## Activity
Copy out, from the data, each line containing the string "live".

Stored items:
════════════════════

## Fuse residual 1x1 dgrad into the 3x3 dgrad conv as a second K section

In the backward pass of residual blocks, the 1x1 residual-path data-gradient conv is folded into the 3x3 data-gradient conv kernel as an extra K section read straight from global memory with buffer loads. This removes a separate kernel launch and the read-modify-write accumulate pass over dxin. The main accumulator is first rounded to bf16 so the numerics match the old two-kernel path. It applies only to certain tile instantiations and only to unsliced launches, and it can force latency_form off and drop K-splitting for those layers.

```diff
diff --git a/deepfluorolabeling-ipcai2020_amd/_native.py b/deepfluorolabeling-ipcai2020_amd/_native.py
--- a/deepfluorolabeling-ipcai2020_amd/_native.py
+++ b/deepfluorolabeling-ipcai2020_amd/_native.py
@@ -20,7 +20,8 @@
                 ('x2', fp), ('ldx2', i32), ('x_mode', i32),
                 ('stat_totals', fp), ('in_tot', fp), ('in_gamma', fp), ('in_beta', fp), ('add_tot', fp), ('add_gamma', fp),
                 ('add_beta', fp), ('in_count', C.c_double), ('add_count', C.c_double), ('bn_eps', f32), ('reserved3', i32),
-                ('in_mean', fp), ('in_invstd', fp), ('x_out', fp), ('ldxo', i32), ('latency_form', i32), ('out_scale', fp), ('out_shift', fp)]
+                ('in_mean', fp), ('in_invstd', fp), ('x_out', fp), ('ldxo', i32), ('latency_form', i32), ('out_scale', fp), ('out_shift', fp),
+                ('x3', fp), ('w3', fp), ('ldx3', i32), ('C3', i32)]
 
 
 class WgradArgs(C.Structure):
@@ -377,7 +378,7 @@
            'dfl_mesh_mc_count', 'dfl_mesh_mc_emit', 'dfl_mesh_decode', 'dfl_mesh_topology', 'dfl_mesh_csr', 'dfl_mesh_smooth',
            'dfl_mesh_transform', 'dfl_mesh_normals', 'dfl_adam_step', 'dfl_rmsprop_step', 'dfl_optim_pack_tiled',
            'dfl_preproc_projs', 'dfl_preproc_segs', 'dfl_restore_labels', 'dfl_drr_render', 'dfl_sim_prepare', 'dfl_sim_gradncc',
-           'dfl_sim_scratch_doubles', 'dfl_drr_expose']
+           'dfl_sim_scratch_doubles', 'dfl_drr_expose', 'dfl_conv_res_fuse_ok']
 
 
 class DflError(RuntimeError):
@@ -460,6 +461,7 @@
     L.dfl_conv_tune_add.argtypes = [fp, fp]
     L.dfl_conv2d_pair.argtypes = [fp, fp, fp]
     L.dfl_conv_pair_ok.argtypes = [fp, fp]
+    L.dfl_conv_res_fuse_ok.argtypes = [fp]
     for k, cls in enumerate(_SIZEOF_ORDER):
         if L.dfl_sizeof(k) != C.sizeof(cls):
             raise DflError('struct mirror %s has size %d, library says %d' % (cls.__name__, C.sizeof(cls), L.dfl_sizeof(k)))
diff --git a/deepfluorolabeling-ipcai2020_amd/csrc/conv_plan.hip b/deepfluorolabeling-ipcai2020_amd/csrc/conv_plan.hip
--- a/deepfluorolabeling-ipcai2020_amd/csrc/conv_plan.hip
+++ b/deepfluorolabeling-ipcai2020_amd/csrc/conv_plan.hip
@@ -406,6 +406,22 @@
     DFL_REQUIRE(x2b < lim, "dfl_conv2d (bf16): tensors must stay below 2 GiB");
     p->x2_bytes = (uint32_t)x2b;
   }
+  if (a->x3 != nullptr) {
+    DFL_REQUIRE(a->w3 != nullptr && a->C3 > 0 && a->C3 % 16 == 0 && a->ldx3 % 8 == 0 && a->ldx3 >= a->C3 && aligned16(a->x3) && aligned16(a->w3),
+                "dfl_conv2d (bf16): x3 needs w3, C3 %% 16 == 0, ldx3 %% 8 == 0, ldx3 >= C3 and 16-byte aligned x3 / w3 (C3 = %d, ldx3 = %d)", a->C3, a->ldx3);
+    DFL_REQUIRE(a->y_bf16 && a->KH == 3 && a->KW == 3 && a->stride == 1 && a->pad == 1 && a->Hout == a->Hin && a->Wout == a->Win,
+                "dfl_conv2d (bf16): x3 goes with a 3x3 stride-1 pad-1 layer of bf16 tensors");
+    DFL_REQUIRE(a->add == nullptr && a->accumulate == 0 && a->relu == 0 && a->bias == nullptr && a->scatter2x2 == 0 && a->out_scale == nullptr &&
+                    a->latency_form == 0,
+                "dfl_conv2d (bf16): x3 excludes add, accumulate, relu, bias, scatter2x2, out_scale and latency_form");
+    const int64_t x3b = (((int64_t)a->N * a->Hin * a->Win - 1) * a->ldx3 + a->C3) * 2;
+    const int64_t w3b = (int64_t)a->C3 * a->Ntot * 2;
+    DFL_REQUIRE(x3b < lim && w3b < lim, "dfl_conv2d (bf16): tensors must stay below 2 GiB");
+    p->x3_bytes = (uint32_t)x3b;
+    p->w3_bytes = (uint32_t)w3b;
+  } else {
+    DFL_REQUIRE(a->w3 == nullptr && a->C3 == 0 && a->ldx3 == 0, "dfl_conv2d (bf16): w3 / C3 / ldx3 without x3");
+  }
   p->xo_bytes = 0;
   if (a->x_out != nullptr) {
     DFL_REQUIRE(a->x_mode == 1 && a->KH == 3 && a->KW == 3 && a->stride == 1 && a->pad == 1 && a->Hout == a->Hin && a->Wout == a->Win,
@@ -544,10 +560,22 @@
   return true;
 }
 
+bool conv_res_section_ok(const ConvPlan& pl) {
+  const ConvP& p = pl.p;
+  if (p.a.x3 == nullptr || p.a.x_mode != 1 || p.splits > 1 || p.tile < 0 || p.tile >= (int)tiles().size()) return false;
+  const Tile& t = tiles()[p.tile];
+  if (t.family == Family::Unrolled) return convq_res_ok(t.layout, p.CK, pl.pers);
+  return t.family == Family::Patch && convp_res_ok(t.layout);
+}
+
 int conv_route(const dfl_conv_args* a, int want_splits, ConvRoute* r) {
+  DFL_REQUIRE(a == nullptr || a->x_bf16 || (a->x3 == nullptr && a->w3 == nullptr), "dfl_conv2d: the second K section (x3) needs bf16 tensors");
   if (a != nullptr && a->x_bf16) {
     const int rc = convp_plan(a, &r->plan, want_splits);
     if (rc != DFL_OK) return rc;
+    DFL_REQUIRE(a->x3 == nullptr || conv_res_section_ok(r->plan),
+                "dfl_conv2d (bf16): the kernel this block routes to (configuration %d, %d K slices) does not take the second K section (x3): "
+                "ask dfl_conv_res_fuse_ok", r->plan.p.tile, r->plan.p.splits);
     r->form = FORM_BF16;
     r->cfg = 16 + r->plan.p.tile;
     r->splits = r->plan.p.splits;
@@ -615,6 +643,14 @@
   return rc != DFL_OK ? rc : r.splits;
 }
 
+extern "C" int dfl_conv_res_fuse_ok(const dfl_conv_args* a) {
+  DFL_REQUIRE(a != nullptr && a->x_bf16 && a->x3 != nullptr, "dfl_conv_res_fuse_ok: bf16 convolution arguments with x3 are required");
+  dfl::ConvPlan pl;
+  const int rc = dfl::convp_plan(a, &pl, a->splits > 1 ? a->splits : 0);
+  if (rc != DFL_OK) return rc;
+  return dfl::conv_res_section_ok(pl) ? 1 : 0;
+}
+
 extern "C" int dfl_conv_pair_ok(const dfl_conv_args* a, const dfl_conv_args* b) {
   dfl::ConvRoute r;
   return dfl::conv_pair_route(a, b, &r);
diff --git a/deepfluorolabeling-ipcai2020_amd/csrc/convp.h b/deepfluorolabeling-ipcai2020_amd/csrc/convp.h
--- a/deepfluorolabeling-ipcai2020_amd/csrc/convp.h
+++ b/deepfluorolabeling-ipcai2020_amd/csrc/convp.h
@@ -21,6 +21,7 @@
   int tab_off, pad1;
   int s_mt, s_nt, s_ksplit_shift, s_cpk_shift, s_ksteps, s_kper;
   uint32_t qm_npatch, qm_ntiles, qm_perimg, qm_npx;
+  uint32_t x3_bytes, w3_bytes;
   int q_ngroups, q_stride;
 };
 constexpr int CONVS_TILE = 39;
@@ -40,11 +41,13 @@
 int convp_plan(const dfl_conv_args* a, ConvPlan* pl, int force_splits);
 int convp_launch(const ConvPlan& pl, hipStream_t s);
 int convp_finish_rows(const ConvP& p);
+bool conv_res_section_ok(const ConvPlan& pl);
 bool convs_enabled();
 
 struct PatchTile { int WM, WN, TM, TN, GA, KS; ConvLaunch launch; };
 constexpr int kNumPatchTiles = CONVS_TILE;
 const PatchTile* convp_tiles();
+bool convp_res_ok(int tile);
 
 struct QLayout { int WM, WN, KS; ConvLaunch launch; };
 constexpr int kNumQ = 9;
@@ -52,6 +55,7 @@
 bool convq_shape_ok(const dfl_conv_args& a);
 size_t convq_lds_bytes(int ck, int layout, int blk_per_slice, int pers, int* tab_off);
 bool convq_pers_ok(int layout, int ck, int x_mode);
+bool convq_res_ok(int layout, int ck, int pers);
 bool convq_ck_ok(int layout, int ck);
 
 struct NLayout { int WX, R; ConvLaunch launch; };
diff --git a/deepfluorolabeling-ipcai2020_amd/csrc/convp_bf16.hip b/deepfluorolabeling-ipcai2020_amd/csrc/convp_bf16.hip
--- a/deepfluorolabeling-ipcai2020_amd/csrc/convp_bf16.hip
+++ b/deepfluorolabeling-ipcai2020_amd/csrc/convp_bf16.hip
@@ -19,7 +19,7 @@
 #ifndef DFL_CONVP_PRIME
 #define DFL_CONVP_PRIME 0
 #endif
-template <int WM, int WN, int TM, int TN, int AFF, bool GA, int KS = 1>
+template <int WM, int WN, int TM, int TN, int AFF, bool GA, int KS = 1, bool RES = false>
 #ifndef DFL_CONVP_ADEPTH
 #define DFL_CONVP_ADEPTH 1
 #endif
@@ -30,6 +30,7 @@
   static_assert(WM * WN == 4, "four waves per k-group");
   static_assert(KS == 1 || (KS == 2 && !GA), "two k-groups: LDS-image form only");
   static_assert(AFF != 2 || !GA, "the fused BatchNorm + ReLU backward operand is staged through LDS");
+  static_assert(!RES || (AFF == 2 && !GA && KS == 1), "the second K section: two-tensor operand, LDS-image form, one k-group");
   constexpr int NT = 256 * KS;
   extern __shared__ __attribute__((aligned(16))) unsigned char smem[];
   const dfl_conv_args& a = p.a;
@@ -398,6 +399,68 @@
       }
     }
     TRACC(2, tb1)
+  }
+  if constexpr (RES) {
+#pragma unroll
+    for (int i = 0; i < TM; ++i)
+#pragma unroll
+      for (int j = 0; j < TN; ++j)
+#pragma unroll
+        for (int r = 0; r < 16; r += 2) {
+          const uint32_t w = pack_bf2(acc[i][j][r], acc[i][j][r + 1]);
+          acc[i][j][r] = bf_lo(w);
+          acc[i][j][r + 1] = bf_hi(w);
+        }
+    __amdgpu_buffer_rsrc_t rsX3 = __builtin_amdgcn_make_buffer_rsrc(const_cast<void*>(a.x3), 0, (int)p.x3_bytes, 0x00020000);
+    __amdgpu_buffer_rsrc_t rsW3 = __builtin_amdgcn_make_buffer_rsrc(const_cast<void*>(a.w3), 0, (int)p.w3_bytes, 0x00020000);
+    uint32_t r_goff[TM];
+#pragma unroll
+    for (int i = 0; i < TM; ++i) {
+      const int q = (wm * TM + i) * 32 + li;
+      const int img = pdiv(q, p.mPP, PP);
+      const int r = q - img * PP;
+      const int py = pdiv(r, p.mPW, p.PW), px = r - py * p.PW;
+      const int n = img0 + img, gy = gy0 + py, gx = gx0 + px;
+      const bool ok = img < p.IPP && n < a.N && gy < p.Hg && gx < p.Wg;
+      r_goff[i] = ok ? (uint32_t)(((n * a.Hin + gy) * a.Win + gx) * a.ldx3) * 2u + (uint32_t)lh * 16u : POOB;
+    }
+    constexpr int RG = 2;
+    const int rchunks = a.C3 >> 4;
+    const uint32_t rbstep = (uint32_t)a.Ntot * 32u;
+    pu32x4 rareg[2][RG][TM], rbreg[2][RG][TN];
+    auto res_load = [&](int g, int set) {
+#pragma unroll
+      for (int e = 0; e < RG; ++e) {
+        const int c = g * RG + e;
+        const bool live = c < rchunks;
+        const uint32_t ao = live ? (uint32_t)c * 32u : 0u, bo = live ? (uint32_t)c * rbstep : 0u;
+#pragma unroll
+        for (int i = 0; i < TM; ++i) rareg[set][e][i] = __builtin_amdgcn_raw_buffer_load_b128(rsX3, live ? r_goff[i] : POOB, ao, 0);
+#pragma unroll
+        for (int j = 0; j < TN; ++j) rbreg[set][e][j] = __builtin_amdgcn_raw_buffer_load_b128(rsW3, live ? b_voff[j] : POOB, bo, 0);
+      }
+    };
+    auto res_compute = [&](int set) {
+#pragma unroll
+      for (int e = 0; e < RG; ++e)
+#pragma unroll
+        for (int j = 0; j < TN; ++j) {
+          const bf16x8_t bf = __builtin_bit_cast(bf16x8_t, rbreg[set][e][j]);
+#pragma unroll
+          for (int i = 0; i < TM; ++i)
+            acc[i][j] = __builtin_amdgcn_mfma_f32_32x32x16_bf16(__builtin_bit_cast(bf16x8_t, rareg[set][e][i]), bf, acc[i][j], 0, 0, 0);
+        }
+    };
+    const int rgroups = (rchunks + RG - 1) / RG;
+    res_load(0, 0);
+    for (int g = 0; g < rgroups; g += 2) {
+      res_load(g + 1, 1);
+      res_compute(0);
+      if (g + 1 < rgroups) {
+        res_load(g + 2, 0);
+        res_compute(1);
+      }
+    }
   }
   }
   TR(3)
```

════════════════════

## Solution
+        const bool live = c < rchunks;
+        const uint32_t ao = live ? (uint32_t)c * 32u : 0u, bo = live ? (uint32_t)c * rbstep : 0u;
+        for (int i = 0; i < TM; ++i) rareg[set][e][i] = __builtin_amdgcn_raw_buffer_load_b128(rsX3, live ? r_goff[i] : POOB, ao, 0);
+        for (int j = 0; j < TN; ++j) rbreg[set][e][j] = __builtin_amdgcn_raw_buffer_load_b128(rsW3, live ? b_voff[j] : POOB, bo, 0);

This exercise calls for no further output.